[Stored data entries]
=-=-=

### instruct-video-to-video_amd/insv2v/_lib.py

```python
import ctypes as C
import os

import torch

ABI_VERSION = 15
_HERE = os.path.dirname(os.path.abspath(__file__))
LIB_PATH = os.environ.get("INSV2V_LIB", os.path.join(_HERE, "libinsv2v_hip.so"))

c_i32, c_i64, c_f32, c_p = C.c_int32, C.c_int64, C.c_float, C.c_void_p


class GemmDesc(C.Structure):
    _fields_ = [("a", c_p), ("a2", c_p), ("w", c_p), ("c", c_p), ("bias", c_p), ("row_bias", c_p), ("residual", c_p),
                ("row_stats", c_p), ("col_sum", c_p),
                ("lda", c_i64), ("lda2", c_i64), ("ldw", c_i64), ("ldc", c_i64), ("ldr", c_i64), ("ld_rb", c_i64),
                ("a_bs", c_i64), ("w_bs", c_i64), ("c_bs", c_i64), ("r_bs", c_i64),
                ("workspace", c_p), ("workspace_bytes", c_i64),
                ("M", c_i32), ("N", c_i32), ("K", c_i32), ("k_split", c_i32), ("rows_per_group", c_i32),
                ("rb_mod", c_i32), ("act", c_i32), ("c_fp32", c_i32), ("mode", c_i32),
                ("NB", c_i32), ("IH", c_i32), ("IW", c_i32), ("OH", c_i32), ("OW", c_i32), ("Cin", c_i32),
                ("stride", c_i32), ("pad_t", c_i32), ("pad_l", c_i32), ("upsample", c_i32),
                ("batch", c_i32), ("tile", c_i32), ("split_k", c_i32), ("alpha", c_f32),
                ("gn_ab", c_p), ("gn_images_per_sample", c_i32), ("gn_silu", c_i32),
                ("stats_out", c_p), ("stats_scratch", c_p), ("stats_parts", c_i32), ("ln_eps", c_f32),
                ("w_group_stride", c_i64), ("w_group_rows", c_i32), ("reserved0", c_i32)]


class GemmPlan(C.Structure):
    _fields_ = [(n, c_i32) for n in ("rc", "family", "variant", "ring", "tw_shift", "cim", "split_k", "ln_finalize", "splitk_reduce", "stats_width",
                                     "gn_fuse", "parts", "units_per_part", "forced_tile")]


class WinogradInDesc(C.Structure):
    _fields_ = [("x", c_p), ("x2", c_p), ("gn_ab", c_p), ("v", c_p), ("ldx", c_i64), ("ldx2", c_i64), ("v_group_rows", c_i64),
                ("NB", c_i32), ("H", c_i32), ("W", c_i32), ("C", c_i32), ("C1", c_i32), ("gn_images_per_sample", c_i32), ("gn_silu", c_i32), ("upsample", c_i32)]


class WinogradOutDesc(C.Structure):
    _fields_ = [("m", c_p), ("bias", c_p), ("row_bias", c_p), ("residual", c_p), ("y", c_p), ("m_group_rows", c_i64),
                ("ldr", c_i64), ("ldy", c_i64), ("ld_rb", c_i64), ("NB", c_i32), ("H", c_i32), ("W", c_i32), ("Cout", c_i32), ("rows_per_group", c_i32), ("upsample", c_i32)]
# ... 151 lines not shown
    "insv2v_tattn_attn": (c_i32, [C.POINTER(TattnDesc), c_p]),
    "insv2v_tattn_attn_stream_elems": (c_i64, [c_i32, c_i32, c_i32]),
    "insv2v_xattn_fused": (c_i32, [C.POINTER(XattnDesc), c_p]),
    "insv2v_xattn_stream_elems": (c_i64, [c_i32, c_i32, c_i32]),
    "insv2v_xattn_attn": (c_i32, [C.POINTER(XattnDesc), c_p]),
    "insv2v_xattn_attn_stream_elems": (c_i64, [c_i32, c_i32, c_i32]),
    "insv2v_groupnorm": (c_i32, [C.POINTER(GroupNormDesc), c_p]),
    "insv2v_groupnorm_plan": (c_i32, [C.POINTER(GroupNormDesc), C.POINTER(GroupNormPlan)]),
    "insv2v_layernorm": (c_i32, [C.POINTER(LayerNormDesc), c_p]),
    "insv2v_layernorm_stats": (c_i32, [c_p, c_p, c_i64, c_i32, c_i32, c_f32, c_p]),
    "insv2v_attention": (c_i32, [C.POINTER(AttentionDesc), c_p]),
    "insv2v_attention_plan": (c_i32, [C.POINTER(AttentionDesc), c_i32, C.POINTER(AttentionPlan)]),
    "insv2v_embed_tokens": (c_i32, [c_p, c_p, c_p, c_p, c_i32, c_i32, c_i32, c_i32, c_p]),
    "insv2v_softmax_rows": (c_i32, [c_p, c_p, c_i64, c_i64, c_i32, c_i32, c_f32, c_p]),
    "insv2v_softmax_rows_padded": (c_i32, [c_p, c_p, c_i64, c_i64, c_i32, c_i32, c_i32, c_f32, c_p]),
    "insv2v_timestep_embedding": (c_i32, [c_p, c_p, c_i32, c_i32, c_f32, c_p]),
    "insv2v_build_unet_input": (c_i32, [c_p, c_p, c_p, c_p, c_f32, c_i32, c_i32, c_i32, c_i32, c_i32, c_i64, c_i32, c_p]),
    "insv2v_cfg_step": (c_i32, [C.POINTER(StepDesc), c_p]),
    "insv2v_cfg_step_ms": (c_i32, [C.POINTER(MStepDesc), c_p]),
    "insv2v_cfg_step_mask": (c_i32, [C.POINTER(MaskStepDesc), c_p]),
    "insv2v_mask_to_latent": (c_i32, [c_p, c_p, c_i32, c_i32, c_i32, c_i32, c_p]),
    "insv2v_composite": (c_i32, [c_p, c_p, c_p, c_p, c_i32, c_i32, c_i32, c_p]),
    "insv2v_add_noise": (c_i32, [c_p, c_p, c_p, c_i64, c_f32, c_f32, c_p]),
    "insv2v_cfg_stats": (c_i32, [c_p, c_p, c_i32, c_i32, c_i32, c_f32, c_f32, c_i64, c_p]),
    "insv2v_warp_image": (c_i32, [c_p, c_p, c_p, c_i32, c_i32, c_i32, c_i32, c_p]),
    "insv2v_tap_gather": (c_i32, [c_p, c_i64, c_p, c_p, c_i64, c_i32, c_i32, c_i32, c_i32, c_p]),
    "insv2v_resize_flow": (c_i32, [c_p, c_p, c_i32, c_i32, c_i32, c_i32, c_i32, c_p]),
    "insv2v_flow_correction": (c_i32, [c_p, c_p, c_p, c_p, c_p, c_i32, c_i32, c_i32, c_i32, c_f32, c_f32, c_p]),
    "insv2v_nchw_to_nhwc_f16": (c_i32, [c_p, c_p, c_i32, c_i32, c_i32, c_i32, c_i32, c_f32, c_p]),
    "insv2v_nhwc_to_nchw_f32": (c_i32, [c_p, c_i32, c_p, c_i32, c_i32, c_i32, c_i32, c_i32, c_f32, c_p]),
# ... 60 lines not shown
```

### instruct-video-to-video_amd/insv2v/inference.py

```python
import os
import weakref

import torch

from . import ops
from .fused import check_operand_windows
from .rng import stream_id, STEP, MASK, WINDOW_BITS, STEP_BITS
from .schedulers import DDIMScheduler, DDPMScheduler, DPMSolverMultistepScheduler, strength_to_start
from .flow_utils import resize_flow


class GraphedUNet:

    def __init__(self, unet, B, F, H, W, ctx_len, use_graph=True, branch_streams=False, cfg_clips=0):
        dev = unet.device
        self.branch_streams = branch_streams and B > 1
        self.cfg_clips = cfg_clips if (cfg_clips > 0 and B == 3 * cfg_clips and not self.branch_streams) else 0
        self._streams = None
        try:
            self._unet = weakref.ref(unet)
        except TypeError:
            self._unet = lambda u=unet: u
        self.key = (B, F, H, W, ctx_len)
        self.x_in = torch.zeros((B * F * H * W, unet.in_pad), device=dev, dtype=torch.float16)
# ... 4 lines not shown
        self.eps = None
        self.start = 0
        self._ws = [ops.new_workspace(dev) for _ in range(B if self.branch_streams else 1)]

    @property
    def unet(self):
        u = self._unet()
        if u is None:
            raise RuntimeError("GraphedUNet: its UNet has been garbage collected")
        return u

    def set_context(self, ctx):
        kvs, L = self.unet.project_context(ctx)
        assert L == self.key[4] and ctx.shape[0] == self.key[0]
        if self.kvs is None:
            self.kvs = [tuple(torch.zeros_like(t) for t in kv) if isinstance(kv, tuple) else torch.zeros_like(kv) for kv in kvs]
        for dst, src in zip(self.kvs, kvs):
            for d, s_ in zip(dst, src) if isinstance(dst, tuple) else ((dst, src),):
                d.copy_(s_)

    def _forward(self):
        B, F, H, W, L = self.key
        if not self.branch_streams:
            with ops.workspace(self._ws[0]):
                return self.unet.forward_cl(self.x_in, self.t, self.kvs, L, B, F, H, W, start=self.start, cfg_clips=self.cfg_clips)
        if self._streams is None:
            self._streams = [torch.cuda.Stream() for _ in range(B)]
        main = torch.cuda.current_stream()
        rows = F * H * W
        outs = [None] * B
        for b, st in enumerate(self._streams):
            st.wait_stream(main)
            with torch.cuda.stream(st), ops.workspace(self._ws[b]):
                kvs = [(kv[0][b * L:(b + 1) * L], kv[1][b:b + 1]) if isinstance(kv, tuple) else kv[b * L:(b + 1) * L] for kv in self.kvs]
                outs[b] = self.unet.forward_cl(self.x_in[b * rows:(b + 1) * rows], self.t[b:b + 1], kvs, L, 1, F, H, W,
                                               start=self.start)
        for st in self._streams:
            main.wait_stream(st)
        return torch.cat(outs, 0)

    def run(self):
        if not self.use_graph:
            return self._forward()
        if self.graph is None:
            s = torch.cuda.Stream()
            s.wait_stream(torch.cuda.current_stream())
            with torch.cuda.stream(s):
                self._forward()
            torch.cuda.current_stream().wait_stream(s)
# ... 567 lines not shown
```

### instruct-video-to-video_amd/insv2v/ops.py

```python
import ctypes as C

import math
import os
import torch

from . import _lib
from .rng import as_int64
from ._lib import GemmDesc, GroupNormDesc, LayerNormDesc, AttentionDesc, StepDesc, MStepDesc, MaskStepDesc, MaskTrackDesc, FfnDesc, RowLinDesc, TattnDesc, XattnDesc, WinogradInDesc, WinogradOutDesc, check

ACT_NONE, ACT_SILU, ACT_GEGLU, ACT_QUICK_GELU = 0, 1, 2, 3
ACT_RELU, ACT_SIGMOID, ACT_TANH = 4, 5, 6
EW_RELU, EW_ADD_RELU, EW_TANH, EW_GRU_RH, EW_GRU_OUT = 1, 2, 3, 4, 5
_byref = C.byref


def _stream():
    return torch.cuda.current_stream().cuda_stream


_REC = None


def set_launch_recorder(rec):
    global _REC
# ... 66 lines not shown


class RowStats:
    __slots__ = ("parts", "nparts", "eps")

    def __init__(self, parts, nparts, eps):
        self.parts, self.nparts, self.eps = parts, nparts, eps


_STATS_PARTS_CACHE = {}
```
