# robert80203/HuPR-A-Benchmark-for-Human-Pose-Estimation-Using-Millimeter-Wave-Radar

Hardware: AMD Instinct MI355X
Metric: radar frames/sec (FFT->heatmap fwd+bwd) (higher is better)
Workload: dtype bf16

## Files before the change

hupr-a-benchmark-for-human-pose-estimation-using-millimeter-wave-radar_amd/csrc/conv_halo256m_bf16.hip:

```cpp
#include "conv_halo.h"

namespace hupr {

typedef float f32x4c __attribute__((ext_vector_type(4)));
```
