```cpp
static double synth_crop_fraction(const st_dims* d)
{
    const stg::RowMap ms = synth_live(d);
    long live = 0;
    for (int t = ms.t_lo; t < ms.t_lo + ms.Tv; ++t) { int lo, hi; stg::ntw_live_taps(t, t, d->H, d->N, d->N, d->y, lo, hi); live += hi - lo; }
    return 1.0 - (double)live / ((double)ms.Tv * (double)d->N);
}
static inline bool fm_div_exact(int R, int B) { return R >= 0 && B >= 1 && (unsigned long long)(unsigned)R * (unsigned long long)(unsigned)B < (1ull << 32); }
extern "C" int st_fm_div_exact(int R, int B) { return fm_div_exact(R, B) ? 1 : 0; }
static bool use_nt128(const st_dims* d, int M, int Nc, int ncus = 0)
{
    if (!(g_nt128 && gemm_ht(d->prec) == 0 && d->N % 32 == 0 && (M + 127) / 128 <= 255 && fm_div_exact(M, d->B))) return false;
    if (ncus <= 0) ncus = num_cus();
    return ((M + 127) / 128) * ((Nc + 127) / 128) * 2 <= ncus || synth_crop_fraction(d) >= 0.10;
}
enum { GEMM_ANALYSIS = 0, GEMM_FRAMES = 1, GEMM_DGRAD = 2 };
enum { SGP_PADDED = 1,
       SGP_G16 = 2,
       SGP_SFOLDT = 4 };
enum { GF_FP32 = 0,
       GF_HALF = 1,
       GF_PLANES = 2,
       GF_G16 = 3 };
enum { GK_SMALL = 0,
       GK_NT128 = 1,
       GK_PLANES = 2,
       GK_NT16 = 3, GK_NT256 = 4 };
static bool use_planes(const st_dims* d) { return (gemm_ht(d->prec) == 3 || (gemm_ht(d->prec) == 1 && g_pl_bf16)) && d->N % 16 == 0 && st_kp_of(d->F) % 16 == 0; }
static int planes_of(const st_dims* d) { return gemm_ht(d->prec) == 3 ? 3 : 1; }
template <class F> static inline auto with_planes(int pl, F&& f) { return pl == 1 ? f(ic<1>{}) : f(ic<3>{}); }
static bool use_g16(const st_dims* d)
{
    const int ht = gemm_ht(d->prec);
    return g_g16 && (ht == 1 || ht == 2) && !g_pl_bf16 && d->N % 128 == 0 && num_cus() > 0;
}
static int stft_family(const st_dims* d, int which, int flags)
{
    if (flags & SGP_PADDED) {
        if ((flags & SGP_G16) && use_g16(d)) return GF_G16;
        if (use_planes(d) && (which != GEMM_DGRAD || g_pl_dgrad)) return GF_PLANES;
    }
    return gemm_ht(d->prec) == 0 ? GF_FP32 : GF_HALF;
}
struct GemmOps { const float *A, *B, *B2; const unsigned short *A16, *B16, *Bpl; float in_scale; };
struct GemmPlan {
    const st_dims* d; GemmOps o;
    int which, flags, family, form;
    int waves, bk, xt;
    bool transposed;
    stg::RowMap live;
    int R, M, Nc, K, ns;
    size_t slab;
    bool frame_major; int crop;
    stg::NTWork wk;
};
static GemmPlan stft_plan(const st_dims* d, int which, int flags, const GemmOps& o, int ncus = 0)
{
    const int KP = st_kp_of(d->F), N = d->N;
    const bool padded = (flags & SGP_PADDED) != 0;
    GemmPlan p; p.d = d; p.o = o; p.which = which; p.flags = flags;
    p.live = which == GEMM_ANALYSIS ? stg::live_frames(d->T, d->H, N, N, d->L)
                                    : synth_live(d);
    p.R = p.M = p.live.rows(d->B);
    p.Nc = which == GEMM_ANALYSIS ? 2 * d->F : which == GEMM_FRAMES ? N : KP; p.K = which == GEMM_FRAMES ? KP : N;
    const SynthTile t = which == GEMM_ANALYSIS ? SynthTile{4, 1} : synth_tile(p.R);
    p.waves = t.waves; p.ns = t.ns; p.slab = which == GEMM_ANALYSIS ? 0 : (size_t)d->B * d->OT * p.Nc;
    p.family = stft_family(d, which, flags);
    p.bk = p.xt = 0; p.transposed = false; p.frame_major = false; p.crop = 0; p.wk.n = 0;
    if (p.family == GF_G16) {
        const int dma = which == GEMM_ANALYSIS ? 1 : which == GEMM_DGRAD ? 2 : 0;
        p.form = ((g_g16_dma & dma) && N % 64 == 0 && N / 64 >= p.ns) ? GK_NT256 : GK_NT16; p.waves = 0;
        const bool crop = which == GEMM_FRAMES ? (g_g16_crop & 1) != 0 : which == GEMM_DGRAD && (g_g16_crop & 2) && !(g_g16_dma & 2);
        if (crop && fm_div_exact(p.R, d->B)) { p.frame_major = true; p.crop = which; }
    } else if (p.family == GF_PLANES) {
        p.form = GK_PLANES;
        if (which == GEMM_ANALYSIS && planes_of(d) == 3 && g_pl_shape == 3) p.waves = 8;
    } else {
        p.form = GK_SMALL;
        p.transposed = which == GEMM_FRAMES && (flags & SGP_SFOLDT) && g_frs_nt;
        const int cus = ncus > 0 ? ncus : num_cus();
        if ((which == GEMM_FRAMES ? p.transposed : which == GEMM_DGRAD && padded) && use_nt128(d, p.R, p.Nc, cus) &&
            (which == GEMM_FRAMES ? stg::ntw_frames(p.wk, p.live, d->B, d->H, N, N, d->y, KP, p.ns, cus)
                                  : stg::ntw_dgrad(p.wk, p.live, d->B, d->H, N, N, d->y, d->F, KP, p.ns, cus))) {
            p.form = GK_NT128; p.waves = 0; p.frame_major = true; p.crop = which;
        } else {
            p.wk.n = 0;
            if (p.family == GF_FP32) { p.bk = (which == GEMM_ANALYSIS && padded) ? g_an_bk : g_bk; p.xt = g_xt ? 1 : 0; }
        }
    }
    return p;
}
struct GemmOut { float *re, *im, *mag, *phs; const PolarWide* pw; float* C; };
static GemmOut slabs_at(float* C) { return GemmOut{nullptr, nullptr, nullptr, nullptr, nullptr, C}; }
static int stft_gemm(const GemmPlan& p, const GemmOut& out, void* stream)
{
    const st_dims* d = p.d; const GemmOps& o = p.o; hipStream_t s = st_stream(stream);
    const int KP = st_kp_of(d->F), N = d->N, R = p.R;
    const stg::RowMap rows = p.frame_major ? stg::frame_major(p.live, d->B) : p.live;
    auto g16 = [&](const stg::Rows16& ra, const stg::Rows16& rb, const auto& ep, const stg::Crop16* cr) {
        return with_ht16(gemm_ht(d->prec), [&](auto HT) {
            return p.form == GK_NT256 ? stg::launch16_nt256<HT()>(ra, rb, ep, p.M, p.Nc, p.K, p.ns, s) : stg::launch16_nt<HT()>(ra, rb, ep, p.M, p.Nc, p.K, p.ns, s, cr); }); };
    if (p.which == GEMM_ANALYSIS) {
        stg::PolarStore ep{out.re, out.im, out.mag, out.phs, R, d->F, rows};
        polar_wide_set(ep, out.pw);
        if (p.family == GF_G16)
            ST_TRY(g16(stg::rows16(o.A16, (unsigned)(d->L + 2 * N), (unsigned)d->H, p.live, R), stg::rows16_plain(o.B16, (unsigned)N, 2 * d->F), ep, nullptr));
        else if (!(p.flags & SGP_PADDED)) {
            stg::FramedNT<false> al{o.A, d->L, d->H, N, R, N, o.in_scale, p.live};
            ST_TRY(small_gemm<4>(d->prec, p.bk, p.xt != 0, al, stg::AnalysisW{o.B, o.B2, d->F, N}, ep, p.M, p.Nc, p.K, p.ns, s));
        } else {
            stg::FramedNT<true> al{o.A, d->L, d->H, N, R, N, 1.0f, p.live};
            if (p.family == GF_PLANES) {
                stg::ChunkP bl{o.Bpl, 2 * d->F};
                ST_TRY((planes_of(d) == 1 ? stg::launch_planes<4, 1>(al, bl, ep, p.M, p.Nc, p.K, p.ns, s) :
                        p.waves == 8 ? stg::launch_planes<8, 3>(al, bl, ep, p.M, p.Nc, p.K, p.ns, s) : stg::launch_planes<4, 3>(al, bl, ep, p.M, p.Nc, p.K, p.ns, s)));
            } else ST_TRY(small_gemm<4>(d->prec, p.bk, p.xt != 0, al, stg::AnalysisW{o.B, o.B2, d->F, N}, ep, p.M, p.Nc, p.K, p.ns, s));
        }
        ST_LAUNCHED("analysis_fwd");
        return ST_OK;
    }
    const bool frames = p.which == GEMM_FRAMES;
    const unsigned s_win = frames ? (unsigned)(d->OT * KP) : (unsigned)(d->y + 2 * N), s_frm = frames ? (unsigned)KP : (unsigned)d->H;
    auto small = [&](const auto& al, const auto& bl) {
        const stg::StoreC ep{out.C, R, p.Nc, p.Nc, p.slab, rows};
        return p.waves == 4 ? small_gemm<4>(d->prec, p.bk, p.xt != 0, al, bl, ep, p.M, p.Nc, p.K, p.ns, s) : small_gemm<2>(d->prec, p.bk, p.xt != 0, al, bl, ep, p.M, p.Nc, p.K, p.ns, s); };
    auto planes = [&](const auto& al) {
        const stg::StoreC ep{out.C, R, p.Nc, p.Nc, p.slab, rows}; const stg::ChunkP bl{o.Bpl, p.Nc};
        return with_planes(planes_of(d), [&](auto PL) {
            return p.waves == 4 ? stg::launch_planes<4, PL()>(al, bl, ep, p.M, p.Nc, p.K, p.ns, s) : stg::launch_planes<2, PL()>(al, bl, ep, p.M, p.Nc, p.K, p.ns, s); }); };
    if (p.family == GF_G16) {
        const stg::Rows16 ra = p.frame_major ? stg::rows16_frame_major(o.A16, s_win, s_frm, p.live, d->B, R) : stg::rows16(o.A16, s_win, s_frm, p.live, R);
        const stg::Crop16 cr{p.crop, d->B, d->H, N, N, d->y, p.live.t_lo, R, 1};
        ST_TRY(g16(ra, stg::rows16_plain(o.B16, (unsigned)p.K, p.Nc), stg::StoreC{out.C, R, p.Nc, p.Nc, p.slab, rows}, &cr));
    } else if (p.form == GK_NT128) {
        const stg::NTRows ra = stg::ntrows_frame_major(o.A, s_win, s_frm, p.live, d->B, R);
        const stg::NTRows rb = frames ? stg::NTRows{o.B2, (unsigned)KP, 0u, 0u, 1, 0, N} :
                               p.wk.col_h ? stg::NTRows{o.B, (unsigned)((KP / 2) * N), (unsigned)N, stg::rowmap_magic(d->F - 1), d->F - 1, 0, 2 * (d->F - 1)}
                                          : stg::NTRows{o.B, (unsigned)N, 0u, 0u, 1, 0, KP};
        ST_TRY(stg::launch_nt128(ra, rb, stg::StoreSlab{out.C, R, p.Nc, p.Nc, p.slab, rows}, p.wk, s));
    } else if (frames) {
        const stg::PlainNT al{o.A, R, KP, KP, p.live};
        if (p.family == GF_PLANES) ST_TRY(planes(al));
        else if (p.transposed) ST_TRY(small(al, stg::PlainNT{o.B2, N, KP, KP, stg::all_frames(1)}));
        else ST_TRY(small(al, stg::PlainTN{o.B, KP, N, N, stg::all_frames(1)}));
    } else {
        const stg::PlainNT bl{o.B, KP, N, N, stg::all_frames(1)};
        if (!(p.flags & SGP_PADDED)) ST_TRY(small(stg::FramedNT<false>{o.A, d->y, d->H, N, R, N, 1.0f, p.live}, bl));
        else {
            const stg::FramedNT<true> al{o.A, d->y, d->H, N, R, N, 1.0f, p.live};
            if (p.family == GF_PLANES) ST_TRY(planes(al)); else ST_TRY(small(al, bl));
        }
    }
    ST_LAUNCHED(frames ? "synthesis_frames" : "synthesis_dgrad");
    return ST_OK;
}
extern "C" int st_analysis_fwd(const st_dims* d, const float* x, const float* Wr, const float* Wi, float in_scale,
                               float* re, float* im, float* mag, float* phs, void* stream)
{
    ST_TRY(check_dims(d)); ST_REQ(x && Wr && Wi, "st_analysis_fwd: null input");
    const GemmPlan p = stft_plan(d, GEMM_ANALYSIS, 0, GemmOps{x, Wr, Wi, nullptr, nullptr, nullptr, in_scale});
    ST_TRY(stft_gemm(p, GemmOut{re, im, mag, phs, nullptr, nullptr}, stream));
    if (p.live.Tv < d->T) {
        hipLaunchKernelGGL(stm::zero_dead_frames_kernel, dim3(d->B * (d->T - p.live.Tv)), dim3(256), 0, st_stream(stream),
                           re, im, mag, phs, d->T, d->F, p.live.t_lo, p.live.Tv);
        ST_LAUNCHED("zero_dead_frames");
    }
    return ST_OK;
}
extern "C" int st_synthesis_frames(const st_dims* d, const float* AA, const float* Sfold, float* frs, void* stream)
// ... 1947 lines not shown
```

=-=-=

**Exercise objective**
Go through the records above and copy every line holding the word "class".

**Written answer**
class GemmDesc(C.Structure):
class GemmPlan(C.Structure):
class WinogradInDesc(C.Structure):
class WinogradOutDesc(C.Structure):
class GraphedUNet:
class RowStats:
template <class F> static inline auto with_planes(int pl, F&& f) { return pl == 1 ? f(ic<1>{}) : f(ic<3>{}); }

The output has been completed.